# [Work task]
Filter the records below down to lines containing "kernels".
-- Dataset content follows --
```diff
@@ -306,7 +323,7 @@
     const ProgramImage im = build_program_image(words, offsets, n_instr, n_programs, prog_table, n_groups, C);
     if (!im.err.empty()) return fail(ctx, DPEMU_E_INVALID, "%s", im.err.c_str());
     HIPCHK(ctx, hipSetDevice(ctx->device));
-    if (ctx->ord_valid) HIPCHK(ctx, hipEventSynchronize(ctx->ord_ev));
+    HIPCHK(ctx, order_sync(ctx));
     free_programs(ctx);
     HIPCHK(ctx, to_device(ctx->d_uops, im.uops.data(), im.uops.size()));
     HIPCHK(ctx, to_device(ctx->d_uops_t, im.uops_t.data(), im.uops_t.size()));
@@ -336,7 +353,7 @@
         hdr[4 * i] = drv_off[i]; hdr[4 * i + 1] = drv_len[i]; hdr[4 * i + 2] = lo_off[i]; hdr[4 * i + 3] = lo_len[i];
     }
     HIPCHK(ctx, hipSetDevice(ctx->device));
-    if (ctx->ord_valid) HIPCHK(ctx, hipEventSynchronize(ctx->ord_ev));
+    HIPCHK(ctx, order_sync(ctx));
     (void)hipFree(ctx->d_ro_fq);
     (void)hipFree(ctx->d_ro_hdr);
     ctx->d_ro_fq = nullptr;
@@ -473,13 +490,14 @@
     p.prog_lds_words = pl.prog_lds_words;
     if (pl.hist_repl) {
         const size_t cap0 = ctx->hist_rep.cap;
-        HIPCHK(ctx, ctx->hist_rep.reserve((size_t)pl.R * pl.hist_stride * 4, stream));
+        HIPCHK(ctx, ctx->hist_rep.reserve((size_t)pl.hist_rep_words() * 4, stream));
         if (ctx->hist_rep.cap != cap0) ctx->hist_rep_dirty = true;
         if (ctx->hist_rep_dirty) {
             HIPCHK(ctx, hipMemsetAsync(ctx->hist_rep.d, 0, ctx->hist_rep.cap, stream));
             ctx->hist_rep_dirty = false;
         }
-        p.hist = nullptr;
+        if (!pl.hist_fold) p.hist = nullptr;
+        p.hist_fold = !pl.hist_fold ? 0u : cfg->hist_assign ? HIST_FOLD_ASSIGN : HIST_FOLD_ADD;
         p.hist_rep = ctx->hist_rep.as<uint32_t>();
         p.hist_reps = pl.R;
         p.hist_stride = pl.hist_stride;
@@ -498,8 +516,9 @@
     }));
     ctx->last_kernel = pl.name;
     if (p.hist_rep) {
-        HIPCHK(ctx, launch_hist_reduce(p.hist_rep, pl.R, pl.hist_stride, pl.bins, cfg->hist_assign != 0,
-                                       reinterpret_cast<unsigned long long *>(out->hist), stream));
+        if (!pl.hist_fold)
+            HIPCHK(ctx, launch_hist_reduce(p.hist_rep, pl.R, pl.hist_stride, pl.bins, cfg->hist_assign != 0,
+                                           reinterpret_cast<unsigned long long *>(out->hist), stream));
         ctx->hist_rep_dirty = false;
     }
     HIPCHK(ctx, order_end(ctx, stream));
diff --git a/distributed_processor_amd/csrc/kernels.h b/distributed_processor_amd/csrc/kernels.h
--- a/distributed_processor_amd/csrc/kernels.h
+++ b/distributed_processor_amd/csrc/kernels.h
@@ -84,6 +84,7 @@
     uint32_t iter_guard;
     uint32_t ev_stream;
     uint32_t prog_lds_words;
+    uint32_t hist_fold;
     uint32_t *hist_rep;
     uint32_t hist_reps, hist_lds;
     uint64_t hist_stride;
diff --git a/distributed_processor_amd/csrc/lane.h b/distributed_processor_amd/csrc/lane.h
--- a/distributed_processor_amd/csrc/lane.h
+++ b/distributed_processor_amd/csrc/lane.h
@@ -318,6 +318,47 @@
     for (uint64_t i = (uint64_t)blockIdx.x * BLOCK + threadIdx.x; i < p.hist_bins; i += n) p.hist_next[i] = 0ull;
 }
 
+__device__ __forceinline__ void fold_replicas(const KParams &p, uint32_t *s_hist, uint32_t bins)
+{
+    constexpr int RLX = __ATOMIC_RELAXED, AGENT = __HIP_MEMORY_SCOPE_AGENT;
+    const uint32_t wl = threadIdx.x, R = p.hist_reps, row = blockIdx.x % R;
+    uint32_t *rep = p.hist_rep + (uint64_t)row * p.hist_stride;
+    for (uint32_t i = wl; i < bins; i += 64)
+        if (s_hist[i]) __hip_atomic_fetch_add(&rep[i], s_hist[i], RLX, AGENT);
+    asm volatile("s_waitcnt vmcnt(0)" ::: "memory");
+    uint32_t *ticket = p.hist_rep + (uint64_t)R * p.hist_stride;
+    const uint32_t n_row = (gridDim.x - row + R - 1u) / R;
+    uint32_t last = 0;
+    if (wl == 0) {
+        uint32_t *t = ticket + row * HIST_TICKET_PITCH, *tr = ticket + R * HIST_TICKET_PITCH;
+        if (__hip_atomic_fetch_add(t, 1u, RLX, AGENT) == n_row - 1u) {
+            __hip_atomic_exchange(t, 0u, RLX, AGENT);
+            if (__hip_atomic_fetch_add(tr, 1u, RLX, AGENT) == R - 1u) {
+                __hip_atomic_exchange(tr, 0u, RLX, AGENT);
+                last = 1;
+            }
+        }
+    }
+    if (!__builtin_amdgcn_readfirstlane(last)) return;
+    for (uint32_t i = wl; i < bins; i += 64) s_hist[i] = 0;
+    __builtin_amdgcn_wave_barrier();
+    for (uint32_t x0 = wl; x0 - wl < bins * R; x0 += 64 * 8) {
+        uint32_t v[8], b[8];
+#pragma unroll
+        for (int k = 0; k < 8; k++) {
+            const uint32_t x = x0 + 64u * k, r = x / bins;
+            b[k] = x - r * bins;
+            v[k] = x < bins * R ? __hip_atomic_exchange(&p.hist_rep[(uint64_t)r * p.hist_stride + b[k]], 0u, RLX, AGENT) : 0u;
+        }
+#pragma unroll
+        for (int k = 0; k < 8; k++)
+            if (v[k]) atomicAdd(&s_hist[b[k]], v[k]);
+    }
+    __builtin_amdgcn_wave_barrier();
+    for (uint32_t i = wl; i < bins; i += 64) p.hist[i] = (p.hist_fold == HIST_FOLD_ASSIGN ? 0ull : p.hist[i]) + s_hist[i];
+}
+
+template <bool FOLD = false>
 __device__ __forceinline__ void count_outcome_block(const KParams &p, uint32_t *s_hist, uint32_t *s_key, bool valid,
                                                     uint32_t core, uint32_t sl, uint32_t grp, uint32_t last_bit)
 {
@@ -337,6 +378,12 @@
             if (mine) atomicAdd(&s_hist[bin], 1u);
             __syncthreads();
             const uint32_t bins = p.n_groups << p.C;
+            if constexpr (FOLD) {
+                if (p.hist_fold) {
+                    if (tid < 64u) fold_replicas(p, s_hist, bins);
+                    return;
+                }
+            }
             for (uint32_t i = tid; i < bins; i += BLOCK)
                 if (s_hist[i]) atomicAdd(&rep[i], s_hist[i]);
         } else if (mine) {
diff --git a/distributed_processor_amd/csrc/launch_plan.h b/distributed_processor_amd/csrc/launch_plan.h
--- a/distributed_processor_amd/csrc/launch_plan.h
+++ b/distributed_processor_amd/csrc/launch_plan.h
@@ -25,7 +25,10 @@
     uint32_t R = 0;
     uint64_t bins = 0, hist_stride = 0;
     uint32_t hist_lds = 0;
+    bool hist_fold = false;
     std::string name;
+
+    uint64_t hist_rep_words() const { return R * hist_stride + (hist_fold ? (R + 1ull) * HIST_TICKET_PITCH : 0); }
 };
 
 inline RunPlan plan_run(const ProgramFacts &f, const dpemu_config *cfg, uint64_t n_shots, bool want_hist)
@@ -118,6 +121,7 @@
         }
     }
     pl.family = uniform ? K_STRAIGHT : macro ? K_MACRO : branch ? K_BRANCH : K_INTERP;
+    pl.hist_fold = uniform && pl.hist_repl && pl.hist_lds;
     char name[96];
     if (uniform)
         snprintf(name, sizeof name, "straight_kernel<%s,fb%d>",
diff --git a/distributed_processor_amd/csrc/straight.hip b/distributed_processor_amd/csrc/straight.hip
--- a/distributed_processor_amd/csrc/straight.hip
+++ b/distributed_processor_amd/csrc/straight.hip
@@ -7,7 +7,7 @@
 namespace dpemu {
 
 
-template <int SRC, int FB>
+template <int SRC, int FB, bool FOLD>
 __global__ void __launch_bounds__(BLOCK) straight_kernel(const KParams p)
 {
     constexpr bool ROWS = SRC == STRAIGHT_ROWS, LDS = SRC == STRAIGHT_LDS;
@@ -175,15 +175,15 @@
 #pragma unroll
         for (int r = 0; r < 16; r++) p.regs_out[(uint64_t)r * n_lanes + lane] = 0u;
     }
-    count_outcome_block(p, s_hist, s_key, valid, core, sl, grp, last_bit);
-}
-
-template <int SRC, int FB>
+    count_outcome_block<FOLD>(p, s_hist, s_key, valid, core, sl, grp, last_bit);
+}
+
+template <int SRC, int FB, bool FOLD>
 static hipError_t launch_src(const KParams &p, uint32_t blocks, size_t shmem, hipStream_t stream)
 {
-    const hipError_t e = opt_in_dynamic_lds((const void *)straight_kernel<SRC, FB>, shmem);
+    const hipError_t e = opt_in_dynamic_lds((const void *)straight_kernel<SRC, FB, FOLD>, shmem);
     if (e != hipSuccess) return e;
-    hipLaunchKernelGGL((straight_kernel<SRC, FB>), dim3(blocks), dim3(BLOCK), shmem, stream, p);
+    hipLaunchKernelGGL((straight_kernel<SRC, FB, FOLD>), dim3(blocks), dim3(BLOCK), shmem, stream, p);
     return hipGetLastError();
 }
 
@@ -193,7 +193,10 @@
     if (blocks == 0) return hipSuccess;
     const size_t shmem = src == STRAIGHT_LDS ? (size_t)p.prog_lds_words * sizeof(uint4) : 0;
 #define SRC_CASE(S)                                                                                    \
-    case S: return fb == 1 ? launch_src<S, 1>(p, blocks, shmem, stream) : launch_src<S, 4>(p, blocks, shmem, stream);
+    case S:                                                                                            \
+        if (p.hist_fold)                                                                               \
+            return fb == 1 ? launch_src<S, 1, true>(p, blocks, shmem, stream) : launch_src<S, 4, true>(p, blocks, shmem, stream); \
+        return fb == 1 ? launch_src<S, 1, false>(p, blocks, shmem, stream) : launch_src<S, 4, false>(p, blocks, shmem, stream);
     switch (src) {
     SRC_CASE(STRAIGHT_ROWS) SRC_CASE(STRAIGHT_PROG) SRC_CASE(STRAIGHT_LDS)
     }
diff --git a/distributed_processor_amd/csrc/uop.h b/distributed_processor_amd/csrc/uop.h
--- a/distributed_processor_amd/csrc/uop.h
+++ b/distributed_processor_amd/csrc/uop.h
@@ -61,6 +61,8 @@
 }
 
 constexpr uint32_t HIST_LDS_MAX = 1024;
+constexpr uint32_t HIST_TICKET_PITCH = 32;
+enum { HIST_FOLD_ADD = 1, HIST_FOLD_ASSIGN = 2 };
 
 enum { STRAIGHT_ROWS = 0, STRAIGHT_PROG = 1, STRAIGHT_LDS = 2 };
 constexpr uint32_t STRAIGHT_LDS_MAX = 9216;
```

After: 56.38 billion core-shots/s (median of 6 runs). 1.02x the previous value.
-- Dataset content concluded --
# [Your response]
diff --git a/distributed_processor_amd/csrc/kernels.h b/distributed_processor_amd/csrc/kernels.h
--- a/distributed_processor_amd/csrc/kernels.h
+++ b/distributed_processor_amd/csrc/kernels.h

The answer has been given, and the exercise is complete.